Politics VS the other stuff
Many people in this community are turned-off by politics, perhaps explaining some of the shortage of AI governance work. But “politics”, especially in this neglected area, probably isn’t actually as hard as you think.
There’s a middle ground between “do nothing” and “become President or wage warfare”. Indeed, most effective activism is there.
Quick Thoughts on A.I. Governance
Link post
My friend Devin Kalish recently convinced me, at least to some extent, to focus on A.I. governance in the short-to-medium term, more than technical A.I. safety.
The argument that persuaded me was this:
To lay out the logic more explicitly...
The case for governance now (Skip if you’re already convinced)
AI safety is urgent insofar as different capabilities groups are working towards it.
Different capabilities groups are propelled at least partly by “if we don’t do this, another group will anyway”, or the subtly different “we must do this, or another group will first”.
(2) is a coordination problem, potentially solveable with community governance.
AI safety is less tractable insofar as capabilities groups don’t have ways to implement alignment research into their work.
Solutions to (4) will, at some point, require groups/resources made available to capabilities groups.
(5) looks kinda like a governance problem in practice.
The AI alignment problem is quite hard, on the technical level. Governance work, as noted in (3) and (6), is both more tractable and more neglected than technical work. At least, it is right now.
The rest of this essay is less organized, but contains my thoughts for how and why this could work.
Specific stories of how this would really look in the real world, for real
An OpenAI team is getting ready to train a new model, but they’re worried about it’s self improvement capabilities getting out of hand. Luckily, they can consult MIRI’s 2025 Reflexivity Standards when reviewing their codebase, and get 3rd-party auditing done by The Actually Pretty Good Auditing Group (founded 2023).
A DeepMind employee has an idea for speeding up agent-training, but is worried about its potential to get out of hand. Worse, she’s afraid she’ll look like a fearmonger if she brings up her concerns at work. Luckily, she can bring up her concerns with The Pretty Decent Independent Tip Line, where it can then go to her boss anonymously.

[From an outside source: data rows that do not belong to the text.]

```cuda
__device__ __forceinline__ int find_segment(const SegTable& t, int64_t r, int64_t& local) {
  int si = 0;
  int64_t base = 0, end = 0;
#pragma unroll
  for (int q = 0; q < GS_MAX_SEGMENTS - 1; ++q) {
    if (q < t.n_segments - 1) {
      end += t.s[q].n;
      if (r >= end) {
        base = end;
        si = q + 1;
      }
    }
  }
  local = r - base;
  return si;
// ... 223 lines not shown
  if (threadIdx.x == 0) {
    mbar_init(&bar[0], 1);
    mbar_init(&bar[1], 1);
    fence_mbar_init();
  }
  if constexpr (kDrop) {
    if (threadIdx.x < 2 * GS_MAX_SEGMENTS) {
      const int s = threadIdx.x % GS_MAX_SEGMENTS;
      drop_off[threadIdx.x] = drop_call_offset(threadIdx.x < GS_MAX_SEGMENTS ? drop.neigh[s] : drop.self[s]);
    }
  }
  __syncthreads();
  const int ncol4 = (int)(out_pitch >> 2);
  const int row_f4 = row_bytes >> 4;
  const size_t buf_bytes = (size_t)kGroupRows * row_bytes;
  const int self_rows = (include_self || out_self) ? 1 : 0;

  int64_t r_issue = blockIdx.x;
  int g_issue = 0;
  auto issue = [&](int buf) -> bool {
    if (r_issue >= tab.total_rows) return false;
    int64_t i;
    const gs_segment& sg = tab.s[find_segment(tab, r_issue, i)];
    const int k = sg.k;
    const int rows_total = k + self_rows;
    const int first = g_issue * kGroupRows;
    const int cnt = min(kGroupRows, rows_total - first);
    if (threadIdx.x < 32) {
      if (threadIdx.x == 0) mbar_expect_tx(&bar[buf], (uint32_t)(cnt * row_bytes));
      __syncwarp();
      for (int j = threadIdx.x; j < cnt; j += 32) {
        const int jj = first + j;
        int64_t id;
        if (jj < k) id = sg.neigh_ids ? (int64_t)sg.neigh_ids[i * k + jj] : sg.neigh_row0 + i * k + jj;
        else id = sg.self_ids ? (int64_t)sg.self_ids[i] : sg.self_row0 + i;
        bulk_g2s(smem + buf * buf_bytes + (size_t)j * row_bytes, rows_of.row(id), (uint32_t)row_bytes, &bar[buf]);
      }
    }
    if (first + cnt >= rows_total) { r_issue += gridDim.x; g_issue = 0; } else { ++g_issue; }
    return true;
  };

  uint32_t phase[2] = {0u, 0u};
  int buf = 0;
  bool have = issue(0);
  int64_t r = blockIdx.x;
  int g = 0;
  float4 acc[2];
  acc[0] = acc[1] = make_float4(0.f, 0.f, 0.f, 0.f);
  while (have) {
    const bool have_next = issue(buf ^ 1);
    int64_t i;
    const int si = find_segment(tab, r, i);
    const gs_segment& sg = tab.s[si];
    const int k = sg.k;
    const int rows_total = k + self_rows;
    const int first = g * kGroupRows;
    const int cnt = min(kGroupRows, rows_total - first);
    const bool last = first + cnt >= rows_total;
    mbar_wait(&bar[buf], phase[buf]);
    phase[buf] ^= 1u;
    const float4* rows = reinterpret_cast<const float4*>(smem + buf * buf_bytes);
    const int nn = last ? cnt - self_rows : cnt;
    DropSite nsite{};
    if constexpr (kDrop) nsite = with_call_offset(drop.neigh[si], drop_off[si]);
#pragma unroll
    for (int q = 0; q < 2; ++q) {
      const int c = threadIdx.x + q * blockDim.x;
      if (c < ncol4 && c * 4 < F) {
        float4 a = acc[q];
        for (int j = 0; j < nn; ++j) {
          float4 v = rows[j * row_f4 + c];
          if constexpr (kDrop) v = drop4(nsite, i * k + first + j, (uint32_t)c, v);
          a.x += v.x; a.y += v.y; a.z += v.z; a.w += v.w;
        }
        acc[q] = a;
      }
// ... 1108 lines not shown
```

### graphsage_b200/csrc/sampler.cu

```cuda
#include "common.cuh"

namespace gs {

constexpr int kMaxDegSmem = 1024;

__global__ void __launch_bounds__(256) sample_padded_kernel(const int32_t* __restrict__ adj, int64_t n_rows,
                                                            int32_t max_deg, const int32_t* __restrict__ ids,
                                                            int64_t n, int32_t k,
                                                            const int32_t* __restrict__ col_perm, uint64_t seed,
                                                            uint64_t counter, const uint64_t* __restrict__ counter_dev,
                                                            int32_t* __restrict__ out) {
  __shared__ int16_t perm[kMaxDegSmem];
  __shared__ int32_t pi[kMaxDegSmem];
  if (col_perm != nullptr) {
    for (int j = threadIdx.x; j < k; j += blockDim.x) pi[j] = col_perm[j];
  } else {
    for (int j = threadIdx.x; j < max_deg; j += blockDim.x) perm[j] = (int16_t)j;
    __syncthreads();
    if (threadIdx.x == 0) {
      uint64_t ctr = counter + (counter_dev ? *counter_dev : 0ull);
      u32x4 r{0, 0, 0, 0};
      for (int i = 0; i < k; ++i) {
        if ((i & 3) == 0) {
          u32x4 c{(uint32_t)ctr, (uint32_t)(ctr >> 32), 0u, kStreamPadded + (uint32_t)(i >> 2)};
// ... 5 lines not shown
        perm[j] = t;
        pi[i] = perm[i];
      }
    }
  }
  __syncthreads();
  const int64_t total = n * (int64_t)k;
  for (int64_t e = (int64_t)blockIdx.x * blockDim.x + threadIdx.x; e < total; e += (int64_t)gridDim.x * blockDim.x) {
    int64_t i = e / k;
    int j = (int)(e - i * k);
    int64_t id = ids[i];
    if (id < 0 || id >= n_rows) id = n_rows - 1;
    out[e] = adj[id * max_deg + pi[j]];
  }
}

struct KhopParams {
  int32_t* out[GS_MAX_HOPS];
  int32_t fanout[GS_MAX_HOPS];
  int64_t count[GS_MAX_HOPS];
  int32_t n_hops;
};
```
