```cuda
template <int SL>
__global__ void __launch_bounds__(GC_THREADS, 1) gru_seq_bwd_cluster_kernel(GcBwdArgs a) {
  extern __shared__ __align__(16) float gc_smem[];
  constexpr int ROW = GcGeom<SL>::ROW;
  const int H = a.H, T = a.T, Bc = a.Bc;
  float* vc = gc_smem + GC_BAR_BYTES / 4;
  float* vu = vc + Bc * ROW;
  float* vr = vu + 2 * Bc * ROW;
  float* dhp = vr + Bc * ROW;
  float* pf = dhp + Bc * GC_MAX_UNITS;
  int* lens = reinterpret_cast<int*>(pf + 2 * Bc * GC_MAX_UNITS * GC_PF);
  const uint32_t bar_a = gc_smem_u32(gc_smem), bar_b = bar_a + 16;
  const uint32_t bytes_a = (uint32_t)(2 * Bc * H * 4), bytes_b = (uint32_t)(Bc * H * 4);

  const int rank = (int)cluster_rank();
  const int ubeg = rank * H / GC_CLUSTER;
  const int unit_limit = (rank + 1) * H / GC_CLUSTER;
  const int UW = unit_limit - ubeg;
  const int b0 = (blockIdx.x / GC_CLUSTER) * Bc;
  const int nrows = min(Bc, a.B - b0);
  const int lane = threadIdx.x & 31, warp = threadIdx.x >> 5;
  const int unit0_local = warp * GC_UPW;
  const int unit0 = ubeg + unit0_local;
  const bool warp_live = unit0 < unit_limit;

  float w1[GC_UPW][SL], w2r[GC_UPW][SL], w2u[GC_UPW][SL];
  gc_load_w<SL>(w1, a.Wch, 1, H, unit0, unit_limit, lane * SL, H);
  gc_load_w<SL>(w2r, a.Wgh, 1, 2 * H, unit0, unit_limit, lane * SL, H);
  gc_load_w<SL>(w2u, a.Wgh + H, 1, 2 * H, unit0, unit_limit, lane * SL, H);

  const int rr_ = (lane >> 4) & 1, uq = (lane >> 2) & 3, copy = lane & 3;
  const bool ok = unit0 + uq < unit_limit;
  const int ji = unit0 + uq, ul = unit0_local + uq;
  const int pos = ok ? GcGeom<SL>::pos(ji) : 0;
  auto time_of = [reverse = a.reverse, T](int k) { return reverse ? k : T - 1 - k; };

  if (threadIdx.x == 0) {
    gc_mbar_init(bar_a);
    gc_mbar_init(bar_a + 8);
    gc_mbar_init(bar_b);
    gc_mbar_arm(bar_a, bytes_a);
    gc_mbar_arm(bar_a + 8, bytes_a);
    gc_mbar_arm(bar_b, bytes_b);
  }
  for (int i = threadIdx.x; i < 4 * Bc * ROW; i += GC_THREADS) vc[i] = 0.f;
  for (int i = threadIdx.x; i < 2 * Bc * GC_MAX_UNITS * GC_PF; i += GC_THREADS) pf[i] = 0.f;
  for (int b = threadIdx.x; b < Bc; b += GC_THREADS)
    lens[b] = b < nrows ? (a.lengths ? a.lengths[b0 + b] : T) : 0;
  __syncthreads();


  gc_bwd_prefetch(a, time_of(0), pf, lens, b0, ubeg, UW);
  cp_async_wait_all();
  __syncthreads();
  cluster_barrier();
  {
    const int t = time_of(0);
    for (int idx = threadIdx.x; idx < Bc * UW; idx += GC_THREADS) {
      const int b = idx / UW, u = idx - b * UW, j = ubeg + u;
      const bool live = t < lens[b];
      const float dh = (a.dfinal && b < nrows) ? a.dfinal[(int64_t)(b0 + b) * H + j] : 0.f;
      float zc, zu;
      dhp[b * GC_MAX_UNITS + u] = gc_bwd_e1(a, pf + (b * GC_MAX_UNITS + u) * GC_PF, dh, live, zc, zu);
      if (b < nrows) {
        const int64_t row = (int64_t)(b0 + b) * T + t;
        a.dxproj[row * 3 * H + H + j] = zu;
        a.dxproj[row * 3 * H + 2 * H + j] = zc;
      }
      const int p = GcGeom<SL>::pos(j);
      const uint32_t ac = gc_smem_u32(vc + b * ROW + p), au = gc_smem_u32(vu + b * ROW + p);
      for (int d = 0; d < GC_CLUSTER; ++d) {
        gc_send(ac, bar_a, d, zc);
        gc_send(au, bar_a, d, zu);
      }
    }
  }

  GcProf prof(a.prof);
  for (int k = 0; k < T; ++k) {
    const int t = time_of(k);
    const bool last = (k == T - 1);
    const int64_t row0 = (int64_t)b0 * T + t;
    const int par = k & 1;
    const float* pfc = pf + par * Bc * GC_MAX_UNITS * GC_PF;
    float* pfn = pf + (par ^ 1) * Bc * GC_MAX_UNITS * GC_PF;

    gc_mbar_wait(bar_a + 8 * par, (k >> 1) & 1);
    if (threadIdx.x == 0 && k + 2 < T) gc_mbar_arm(bar_a + 8 * par, bytes_a);
    prof.lap(a.prof, 0);
    __syncthreads();
    if (!last) gc_bwd_prefetch(a, time_of(k + 1), pfn, lens, b0, ubeg, UW);
    prof.lap(a.prof, 1);

    if (warp_live) {
      for (int r0 = 0; r0 < Bc; r0 += GC_RB) {
        float acc[GC_RB][GC_UPW];
        gc_dot<SL>(vc, r0, lane, w1, acc);
        float v[GC_RB * GC_UPW];
#pragma unroll
        for (int r = 0; r < GC_RB; ++r)
#pragma unroll
          for (int u = 0; u < GC_UPW; ++u) v[r * GC_UPW + u] = acc[r][u];
        gc_reduce_scatter<GC_RB * GC_UPW>(v, lane);
        if (!ok) continue;
        const int b = r0 + rr_;
        const float drh = v[0];
        const bool live = t < lens[b];
        const float* s = pfc + (b * GC_MAX_UNITS + ul) * GC_PF;
        const float rg = s[0], hv = s[3];
        const float zr = live ? drh * hv * rg * (1.f - rg) : 0.f;
        if (copy == 0) {
          if (b < nrows) a.dxproj[(row0 + (int64_t)b * T) * 3 * H + ji] = zr;
          if (live) dhp[b * GC_MAX_UNITS + ul] += drh * rg;
        }
        const uint32_t addr = gc_smem_u32(vr + b * ROW + pos);
        gc_send(addr, bar_b, 2 * copy, zr);
        gc_send(addr, bar_b, 2 * copy + 1, zr);
      }
      __syncwarp();
    }
    prof.lap(a.prof, 2);
    gc_mbar_wait(bar_b, k & 1);
    if (threadIdx.x == 0 && !last) gc_mbar_arm(bar_b, bytes_b);
    prof.lap(a.prof, 3);
    cp_async_wait_all();
    __syncthreads();
    prof.lap(a.prof, 4);

    if (warp_live) {
      const float* vuc = vu + par * Bc * ROW;
      const int tn = last ? t : time_of(k + 1);
      for (int r0 = 0; r0 < Bc; r0 += GC_RB) {
        float accr[GC_RB][GC_UPW], accu[GC_RB][GC_UPW];
        gc_dot<SL>(vr, r0, lane, w2r, accr);
        gc_dot<SL>(vuc, r0, lane, w2u, accu);
        float v[GC_RB * GC_UPW];
#pragma unroll
        for (int r = 0; r < GC_RB; ++r)
#pragma unroll
          for (int u = 0; u < GC_UPW; ++u) v[r * GC_UPW + u] = accr[r][u] + accu[r][u];
        gc_reduce_scatter<GC_RB * GC_UPW>(v, lane);
        const int b = r0 + rr_;
        const float dcarry = ok ? dhp[b * GC_MAX_UNITS + ul] + v[0] : 0.f;
        __syncwarp();
        if (!ok) continue;
        if (last) {
          if (a.dh0 && copy == 0 && b < nrows) a.dh0[(int64_t)(b0 + b) * H + ji] = dcarry;
          continue;
        }
        float zc, zu;
        const float d = gc_bwd_e1(a, pfn + (b * GC_MAX_UNITS + ul) * GC_PF, dcarry, tn < lens[b], zc, zu);
        if (b < nrows) {
          const int64_t row = (int64_t)(b0 + b) * T + tn;
          if (copy == 1) a.dxproj[row * 3 * H + H + ji] = zu;
          else if (copy == 2) a.dxproj[row * 3 * H + 2 * H + ji] = zc;
        }
        if (copy == 0) dhp[b * GC_MAX_UNITS + ul] = d;
        const uint32_t ac = gc_smem_u32(vc + b * ROW + pos);
        const uint32_t au = gc_smem_u32(vu + ((par ^ 1) * Bc + b) * ROW + pos);
        const uint32_t bar_next = bar_a + 8 * (par ^ 1);
        gc_send(ac, bar_next, 2 * copy, zc);
        gc_send(ac, bar_next, 2 * copy + 1, zc);
        gc_send(au, bar_next, 2 * copy, zu);
        gc_send(au, bar_next, 2 * copy + 1, zu);
      }
    }
    prof.lap(a.prof, 5);
  }
  cluster_barrier();
}

}
```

OpenAI, DeepMind, and Facebook AI Research are all worried about their ability to control their new systems, but the relevant project managers are resigned to fatalism. Luckily, they can all communicate their progress with each other through The Actually Pretty Good Red Phone Forum, and their bosses can make a treaty through The Actually Pretty Trustworthy AI Governance Group to not train more powerful models until concrete problems X Y and Z are solved.
These aren’t necessarily the exact solutions to the above problems. Rather, they’re intuition pumps for what AI governance could look like on the ground.
Find and use existing coordination mechanisms
What happened to the Partnership For AI? Or the Asilomar conference? Can we use existing channels and build them out into coordination mechanisms that researchers can actually interact productively with?
If coordination is the bottleneck, a full effort is called for. This means hokey coordination mechanisms borrowed from open-source and academia, groups for peer-reviewing and math-checking and software auditing and standards-writing. Anything other than declaring “coordination is the bottleneck!” on a public forum and then getting nothing done.
Politics VS the other stuff
Many people in this community are turned-off by politics, perhaps explaining some of the shortage of AI governance work. But “politics”, especially in this neglected area, probably isn’t actually as hard as you think.
There’s a middle ground between “do nothing” and “become President or wage warfare”. Indeed, most effective activism is there.